Using a suitable damper padding material, for instance a cotton/polypropylene spacer fabric 20 of appropriate mesh width, the liquid latex forming the layer 18 also may be doctored directly. The latex should be deposited on the cotton side of the spacer fabric 20 which should be pretreated for good adhesion of the latex foam.
The embodiment of FIG. 2 evinces the feature that the two side parts of the goalie glove which in this embodiment contrary to the case of FIG. 1 are denoted by 12a and 13a and are composed of spacer material. In this embodiment, the two cover layers are denoted by 34 and 35 respectively. Regarding the detailed construction of the two side parts 12a and 13a, the particulars listed in relation to FIG. 1 and to FIG. 4 and concerning the spacer material 20 apply correspondingly. However, a modified i.e. thinner, thicker, softer or more rigid, fabric than that described regarding spacer fabric 20 may be used for the side spacer fabrics 12a and 13a.

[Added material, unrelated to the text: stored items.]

__global__ void sep_prelu_bf16_kernel(const float* __restrict__ x, const float* __restrict__ slope, bf16_t* __restrict__ out, long n4) {
  const long i = (long)blockIdx.x * blockDim.x + threadIdx.x;
  if (i >= n4) return;
  const float a = slope[0];
  const float4 v = ((const float4*)x)[i];
  uint2 o;
  o.x = pack_bf16x2(v.x >= 0 ? v.x : a * v.x, v.y >= 0 ? v.y : a * v.y);
  o.y = pack_bf16x2(v.z >= 0 ? v.z : a * v.z, v.w >= 0 ? v.w : a * v.w);
  ((uint2*)out)[i] = o;
}

__global__ __launch_bounds__(256) void sep_decoder_kernel(const float* __restrict__ feats, const float* __restrict__ fc,
                                                          const int* __restrict__ utt_tok0, const int* __restrict__ utt_L,
                                                          const int* __restrict__ utt_T, const float* __restrict__ wdec,
                                                          float* __restrict__ out, long out_stride, int n_utt) {
  const int u = blockIdx.y;
  const int l = blockIdx.x * 4 + (threadIdx.x >> 6), lane = threadIdx.x & 63;
  const int T = utt_T[u], L = utt_L[u];
  const long t0 = 8L * l;
  if (t0 >= out_stride) return;
  float2* dst = (float2*)(out + ((long)u * out_stride + t0) * 2);
  if (t0 >= T || l > L) {
    if (lane < 8 && t0 + lane < out_stride) dst[lane] = make_float2(0.f, 0.f);
    return;
  }
  float g[2][2][2];
#pragma unroll
  for (int dl = 0; dl < 2; dl++) {
    const int ll = l - dl;
    const bool ok = ll >= 0 && ll < L;
    const long tok = utt_tok0[u] + (ok ? ll : 0);
    const float2 f = ((const float2*)(feats + tok * 128))[lane];
    const float4 m = ((const float4*)(fc + tok * 256))[lane];
    const float z = ok ? 1.f : 0.f;
    g[dl][0][0] = z * f.x * fmaxf(m.x, 0.f); g[dl][0][1] = z * f.y * fmaxf(m.z, 0.f);
    g[dl][1][0] = z * f.x * fmaxf(m.y, 0.f); g[dl][1][1] = z * f.y * fmaxf(m.w, 0.f);
  }
  float4 w0[4], w1[4];
#pragma unroll
  for (int i = 0; i < 4; i++) {
    w0[i] = ((const float4*)(wdec + (2 * lane) * 16))[i];
    w1[i] = ((const float4*)(wdec + (2 * lane + 1) * 16))[i];
  }
  const float* w0f = (const float*)w0;
  const float* w1f = (const float*)w1;
  float2 res = make_float2(0.f, 0.f);
#pragma unroll
  for (int k = 0; k < 8; k++) {
    float a0 = g[0][0][0] * w0f[k] + g[0][0][1] * w1f[k];
    float a1 = g[0][1][0] * w0f[k] + g[0][1][1] * w1f[k];
    a0 += g[1][0][0] * w0f[k + 8] + g[1][0][1] * w1f[k + 8];
    a1 += g[1][1][0] * w0f[k + 8] + g[1][1][1] * w1f[k + 8];
    a0 = wave_reduce_sum(a0);
    a1 = wave_reduce_sum(a1);
    if (lane == k) res = make_float2(a0, a1);
  }
  if (lane < 8 && t0 + lane < out_stride) dst[lane] = (t0 + lane < T) ? res : make_float2(0.f, 0.f);
}

struct SepLayer {
  float *ln1_g, *ln1_b, *ln2_g, *ln2_b, *bqkv, *bo, *b1, *b2;
  bf16_t *Wqkv, *Wo, *W1, *W2;
};
struct SepBlock {
  std::vector<SepLayer> layers;
  float *lnf_g, *lnf_b, *gln_g, *gln_b;
};

}

struct ccx_sepformer {
  ccx_ctx* ctx = nullptr;
  ccx_sepformer_dims d{};
  int max_tokens = 0, max_utts = 0;
  bool finalized = false;
  ccx_dev_store store{"sepformer"};
  float *w_enc = nullptr, *w_dec = nullptr, *prelu = nullptr, *b_fc = nullptr, *pe = nullptr;
  bf16_t* W_fc = nullptr;
  std::vector<SepBlock> seg, mem;
  float *feats = nullptr, *x = nullptr, *xin = nullptr, *h = nullptr, *fc = nullptr, *memx = nullptr, *memxin = nullptr,
        *memh = nullptr, *hc = nullptr;
  bf16_t *xn = nullptr, *qkv = nullptr, *att = nullptr;
  int *tok_utt = nullptr, *tok_pos = nullptr, *tok_chunk = nullptr, *tok_cpos = nullptr, *chunk_start = nullptr,
      *chunk_len = nullptr, *utt_L = nullptr, *utt_T = nullptr, *utt_tok0 = nullptr, *utt_chunk0 = nullptr, *utt_nchunk = nullptr,
      *mem_utt = nullptr, *mem_pos = nullptr;
  int pe_len = 0;
};

namespace {

int load_block(ccx_sepformer* s, const std::string& prefix, SepBlock& B) {
  const int D = s->d.d_model, F = s->d.d_ffn;
  B.layers.resize(s->d.n_layers);
  for (int l = 0; l < s->d.n_layers; l++) {
    const std::string p = prefix + ".mdl.layers." + std::to_string(l);
    SepLayer& L = B.layers[l];
    CCX_NEED(s->store, wi, p + ".self_att.att.in_proj_weight", 3 * D, D); CCX_NEED(s->store, bi, p + ".self_att.att.in_proj_bias", 3 * D);
    CCX_NEED(s->store, wo, p + ".self_att.att.out_proj.weight", D, D); CCX_NEED(s->store, bo, p + ".self_att.att.out_proj.bias", D);
    CCX_NEED(s->store, w1, p + ".pos_ffn.ffn.0.weight", F, D); CCX_NEED(s->store, b1, p + ".pos_ffn.ffn.0.bias", F);
    CCX_NEED(s->store, w2, p + ".pos_ffn.ffn.3.weight", D, F); CCX_NEED(s->store, b2, p + ".pos_ffn.ffn.3.bias", D);
    CCX_NEED(s->store, g1, p + ".norm1.norm.weight", D); CCX_NEED(s->store, be1, p + ".norm1.norm.bias", D);
    CCX_NEED(s->store, g2, p + ".norm2.norm.weight", D); CCX_NEED(s->store, be2, p + ".norm2.norm.bias", D);
    CCX_TRY(s->store.upload_bf16(&L.Wqkv, wi->data)); CCX_TRY(s->store.upload(&L.bqkv, bi->data.data(), 3 * D));
    CCX_TRY(s->store.upload_bf16(&L.Wo, wo->data)); CCX_TRY(s->store.upload(&L.bo, bo->data.data(), D));
    CCX_TRY(s->store.upload_bf16(&L.W1, w1->data)); CCX_TRY(s->store.upload(&L.b1, b1->data.data(), F));
    CCX_TRY(s->store.upload_bf16(&L.W2, w2->data)); CCX_TRY(s->store.upload(&L.b2, b2->data.data(), D));
    CCX_TRY(s->store.upload(&L.ln1_g, g1->data.data(), D)); CCX_TRY(s->store.upload(&L.ln1_b, be1->data.data(), D));
    CCX_TRY(s->store.upload(&L.ln2_g, g2->data.data(), D)); CCX_TRY(s->store.upload(&L.ln2_b, be2->data.data(), D));
  }
  CCX_NEED(s->store, fg, prefix + ".mdl.norm.norm.weight", D); CCX_NEED(s->store, fb, prefix + ".mdl.norm.norm.bias", D);
  CCX_NEED(s->store, gg, prefix + ".norm.weight", D); CCX_NEED(s->store, gb, prefix + ".norm.bias", D);
  CCX_TRY(s->store.upload(&B.lnf_g, fg->data.data(), D)); CCX_TRY(s->store.upload(&B.lnf_b, fb->data.data(), D));
  CCX_TRY(s->store.upload(&B.gln_g, gg->data.data(), D)); CCX_TRY(s->store.upload(&B.gln_b, gb->data.data(), D));
  return CCX_OK;
}

int run_block(ccx_sepformer* s, const SepBlock& B, const float* x, const float* hc, const int* tok_seq, const int* tok_pos,
              const int* seq_start, const int* seq_len, int n_tok, int n_seq, int max_len, float* xin, float* h, float* y, hipStream_t st) {
  ccx_ctx* ctx = s->ctx;
  const int D = s->d.d_model, F = s->d.d_ffn;
  hipLaunchKernelGGL(sep_block_input_kernel, dim3(ccx_cdiv(n_tok * 32, 256)), dim3(256), 0, st, x, hc, tok_seq, tok_pos, s->pe,
                     xin, h, n_tok);
  CCX_CHECK_LAUNCH(ctx);
  const float scale_log2e = 0.25f * 1.4426950408889634f;
  const char* fenv = getenv("CCX_SEP_FUSED_ATTN");
  const bool fused = (fenv ? atoi(fenv) != 0 : true) && max_len <= AB_MAX_TOK;
  for (const SepLayer& L : B.layers) {
    GemmParams p;
    if (fused) {
      {
        ccx_prof_scope ps(ctx, st, "sep_attn_block_kernel", 2.0 * n_tok * (double)D * 4 * D + 4.0 * n_tok * (double)max_len * D,
                          2.0 * n_tok * D * 4.0 + 2.0 * 4 * D * D);
        hipLaunchKernelGGL(sep_attn_block_kernel, dim3(n_seq), dim3(512), 0, st, h, L.ln1_g, L.ln1_b, L.Wqkv, L.bqkv, L.Wo, L.bo, seq_start,
                           seq_len, scale_log2e, 1e-6f);
      }
      CCX_CHECK_LAUNCH(ctx);
    } else {
    CCX_TRY(ccx_launch_layernorm(ctx, h, D, L.ln1_g, L.ln1_b, s->xn, nullptr, D, n_tok, D, 1e-6f, st));
    memset(&p, 0, sizeof(p));
    p.A = s->xn; p.lda = D; p.W = L.Wqkv; p.ldw = D; p.M = n_tok; p.N = 3 * D; p.K = D; p.bias = L.bqkv; p.out = s->qkv; p.ldo = 3 * D;
    CCX_TRY(ccx_launch_gemm(ctx, EPI_BF16, p, st));
    {
      ccx_prof_scope ps(ctx, st, "sep_attention_kernel", 0.0, 0.0);
      hipLaunchKernelGGL(sep_attention_kernel, dim3(n_seq, s->d.n_head / 4), dim3(256), 0, st, s->qkv, seq_start, seq_len, s->att,
                         scale_log2e);
    }
    CCX_CHECK_LAUNCH(ctx);
    memset(&p, 0, sizeof(p));
    p.A = s->att; p.lda = D; p.W = L.Wo; p.ldw = D; p.M = n_tok; p.N = D; p.K = D; p.bias = L.bo; p.out = h; p.ldo = D; p.resid = h; p.ldr = D;
    CCX_TRY(ccx_launch_gemm(ctx, EPI_F32_RESID, p, st));
    }
    {
      static ccx_lds_optin optin;
      CCX_HIP(ctx, optin.ensure(ctx->device, (const void*)sep_ffn_kernel, FF_LDS));
      ccx_prof_scope ps(ctx, st, "sep_ffn_kernel", 4.0 * n_tok * (double)D * F, 2.0 * n_tok * D * 4.0 + 4.0 * D * F);
      hipLaunchKernelGGL(sep_ffn_kernel, dim3(ccx_cdiv(n_tok, FF_TOK)), dim3(512), FF_LDS, st, h, L.ln2_g, L.ln2_b, L.W1, L.b1, L.W2, L.b2,
                         n_tok, F, 1e-6f);
    }
    CCX_CHECK_LAUNCH(ctx);
  }
  hipLaunchKernelGGL(sep_final_norm_kernel, dim3(n_seq), dim3(256), 0, st, h, xin, seq_start, seq_len, B.lnf_g, B.lnf_b, B.gln_g,
                     B.gln_b, y);
  CCX_CHECK_LAUNCH(ctx);
  return CCX_OK;
}

}

extern "C" {

int ccx_sepformer_create(ccx_ctx* ctx, const ccx_sepformer_dims* dims, int max_tokens, int max_utts, ccx_sepformer** out) {
  if (!ctx) return CCX_ERR_ARG;
  CCX_REQUIRE(ctx, dims && out, "ccx_sepformer_create: null argument");
  const ccx_sepformer_dims& d = *dims;
  CCX_REQUIRE(ctx, d.n_filters == 128 && d.d_model == 128 && d.kernel == 16 && d.stride == 8 && d.n_head == 8 && d.n_spk == 2,
              "sepformer: only the resepformer-wsj02mix geometry (128 filters, k16 s8, d_model 128, 8 heads, 2 speakers) is built");
  CCX_REQUIRE(ctx, d.d_ffn % 128 == 0 && d.d_ffn <= 1024 && d.segment >= 16 && d.n_layers >= 1 && d.n_blocks >= 1, "sepformer: bad dims");
  CCX_REQUIRE(ctx, max_tokens >= d.segment && max_utts >= 1, "sepformer: capacity too small");
  ccx_sepformer* s = new ccx_sepformer();
  s->ctx = ctx; s->store.ctx = ctx; s->d = d;
  s->max_tokens = ccx_cdiv(max_tokens, d.segment) * d.segment;
  s->max_utts = max_utts;
  *out = s;
  return CCX_OK;
}

void ccx_sepformer_destroy(ccx_sepformer* s) {
  if (!s) return;
  s->store.free_all();
  delete s;
}

int ccx_sepformer_set_tensor(ccx_sepformer* s, const char* name, const float* data, int64_t numel) {
  if (!s) return CCX_ERR_ARG;
  CCX_REQUIRE(s->ctx, !s->finalized && name && data && numel > 0, "sepformer: set_tensor bad arguments");
  const std::string nm(name);
  CCX_REQUIRE(s->ctx, nm.rfind("encoder.", 0) == 0 || nm.rfind("decoder.", 0) == 0 || nm.rfind("masknet.", 0) == 0,
              "sepformer: unknown tensor name '%s'", name);
  return s->store.stage(name, data, numel);
}

int ccx_sepformer_finalize(ccx_sepformer* s) {
  if (!s) return CCX_ERR_ARG;
  CCX_REQUIRE(s->ctx, !s->finalized, "sepformer: finalize called twice");
  const ccx_sepformer_dims& d = s->d;
  const int D = d.d_model, F = d.d_ffn, N = d.n_filters;
  {
    CCX_NEED(s->store, we, "encoder.conv1d.weight", N, 1, d.kernel);
    CCX_NEED(s->store, wd, "decoder.weight", N, 1, d.kernel);
    CCX_NEED(s->store, pr, "masknet.model.output_fc.0.weight", 1);
    CCX_NEED(s->store, wf, "masknet.model.output_fc.1.weight", N * d.n_spk, D, 1);
    CCX_NEED(s->store, bf, "masknet.model.output_fc.1.bias", N * d.n_spk);
    CCX_TRY(s->store.upload(&s->w_enc, we->data));
    CCX_TRY(s->store.upload(&s->w_dec, wd->data));
    CCX_TRY(s->store.upload(&s->prelu, pr->data.data(), 1));
    CCX_TRY(s->store.upload_bf16(&s->W_fc, wf->data));
    CCX_TRY(s->store.upload(&s->b_fc, bf->data));
  }
  s->seg.resize(d.n_blocks);
  s->mem.resize(d.n_blocks > 0 ? d.n_blocks - 1 : 0);
  for (int i = 0; i < d.n_blocks; i++) {
    CCX_TRY(load_block(s, "masknet.model.seg_model." + std::to_string(i), s->seg[i]));
    if (i < d.n_blocks - 1) CCX_TRY(load_block(s, "masknet.model.mem_model." + std::to_string(i), s->mem[i]));
  }
  s->store.staged.clear();
  const int max_chunks = s->max_tokens / d.segment;
  s->pe_len = d.segment > max_chunks ? d.segment : max_chunks;
  {
    std::vector<float> pe((size_t)s->pe_len * D);
    for (int p = 0; p < s->pe_len; p++)
      for (int i = 0; i < D; i += 2) {
        const float den = expf((float)i * -(logf(10000.0f) / (float)D));
        pe[(size_t)p * D + i] = sinf((float)p * den);
        pe[(size_t)p * D + i + 1] = cosf((float)p * den);
      }
    CCX_TRY(s->store.upload(&s->pe, pe));
  }
  const size_t T = (size_t)s->max_tokens;
  CCX_TRY(s->store.alloc(&s->feats, T * D, true)); CCX_TRY(s->store.alloc(&s->x, T * D, true)); CCX_TRY(s->store.alloc(&s->xin, T * D, true)); CCX_TRY(s->store.alloc(&s->h, T * D, true));
  CCX_TRY(s->store.alloc(&s->fc, T * 2 * D, true)); CCX_TRY(s->store.alloc(&s->xn, T * D, true)); CCX_TRY(s->store.alloc(&s->qkv, T * 3 * D, true));
  CCX_TRY(s->store.alloc(&s->att, T * D, true));
  CCX_TRY(s->store.alloc(&s->memx, (size_t)max_chunks * D, true)); CCX_TRY(s->store.alloc(&s->memxin, (size_t)max_chunks * D, true));
  CCX_TRY(s->store.alloc(&s->memh, (size_t)max_chunks * D, true)); CCX_TRY(s->store.alloc(&s->hc, (size_t)max_chunks * D, true));
  CCX_TRY(s->store.alloc(&s->tok_utt, T, true)); CCX_TRY(s->store.alloc(&s->tok_pos, T, true)); CCX_TRY(s->store.alloc(&s->tok_chunk, T, true)); CCX_TRY(s->store.alloc(&s->tok_cpos, T, true));
  CCX_TRY(s->store.alloc(&s->chunk_start, (size_t)max_chunks, true)); CCX_TRY(s->store.alloc(&s->chunk_len, (size_t)max_chunks, true));
  CCX_TRY(s->store.alloc(&s->mem_utt, (size_t)max_chunks, true)); CCX_TRY(s->store.alloc(&s->mem_pos, (size_t)max_chunks, true));
  const size_t U = (size_t)s->max_utts;
  CCX_TRY(s->store.alloc(&s->utt_L, U, true)); CCX_TRY(s->store.alloc(&s->utt_T, U, true)); CCX_TRY(s->store.alloc(&s->utt_tok0, U, true)); CCX_TRY(s->store.alloc(&s->utt_chunk0, U, true));
  CCX_TRY(s->store.alloc(&s->utt_nchunk, U, true));
  s->finalized = true;
  return CCX_OK;
}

The embodiment of FIG. 2 may also be designed in such a manner that the side parts of the fingers not shown in FIG. 2 i.e. the so-called finger median pieces, are composed in whole or in part of spacer material.
For purposes of clarity, the reference numbers in the embodiment of FIG. 2 correspond to those of FIG. 1. The special advantages of the embodiment of FIG. 2 are as follows. The hand is ventilated unusually well. Accordingly, hand sweating is widely precluded. The padding component of the spacer fabric in the glove's side part 12a and which is present near the little finger provides added protection when the hand impacts the ground or an opposing player.
FIG. 3 shows a further embodiment of the goalie glove of the present invention. In this embodiment one of the two side parts, namely the side part positioned at the hand's outer edge and denoted by 12b is integral with the palm 11. The additional padding denoted by 20b and in the form of a spacer fabric also runs into the zone of side part 12b. Stitching is required on this side only at 14 and to the upper hand part 10. This embodiment provides the advantage, similar to that of the embodiment in FIG. 2, of added impact protection for the outer hand edge.
The other side part 13 located on the palm edge evinces the same design and is stitched at 16 and 17 as in the FIG. 1 embodiment. However, the side part 13 may be made integral with the palm part 11 and additionally provide a pad for the area in a corresponding manner using the spacer fabric 20b. In that case and similarly to the outer side part 12b, this spacer fabric 20b should be run at a right angle as far as the upper hand part and be stitched to this upper hand part only at 16.
As set forth earlier, the finger side parts i.e. the finger median pieces, may be made integral with the palm part 11 and may also be additionally padded with a spacer fabric or soft foam.
For purposes of clarity, the reference numbers in FIG. 3 correspond to the same components found in FIGS. 1 and 2; and, where particular features are involved, include the suffix "b" for further clarity between each of the embodiments of FIGS. 1, 2 and 3.
In lieu of the spacer fabric 20, 12a, 13a, 13b used in the embodiments of FIGS. 1, 2 and 3, a suitable open-pore soft foam also may be used as additional padding.
While this invention has been described as having a preferred design, it is understood that it is capable of further modifications, and uses and/or adaptations of the invention and following in general the principle of the invention and including such departures from the present disclosure as come within the known or customary practice in the art to which the invention pertains, and as may be applied to the central features hereinbefore set forth, and fall within the scope of the invention or limits of the claims appended hereto.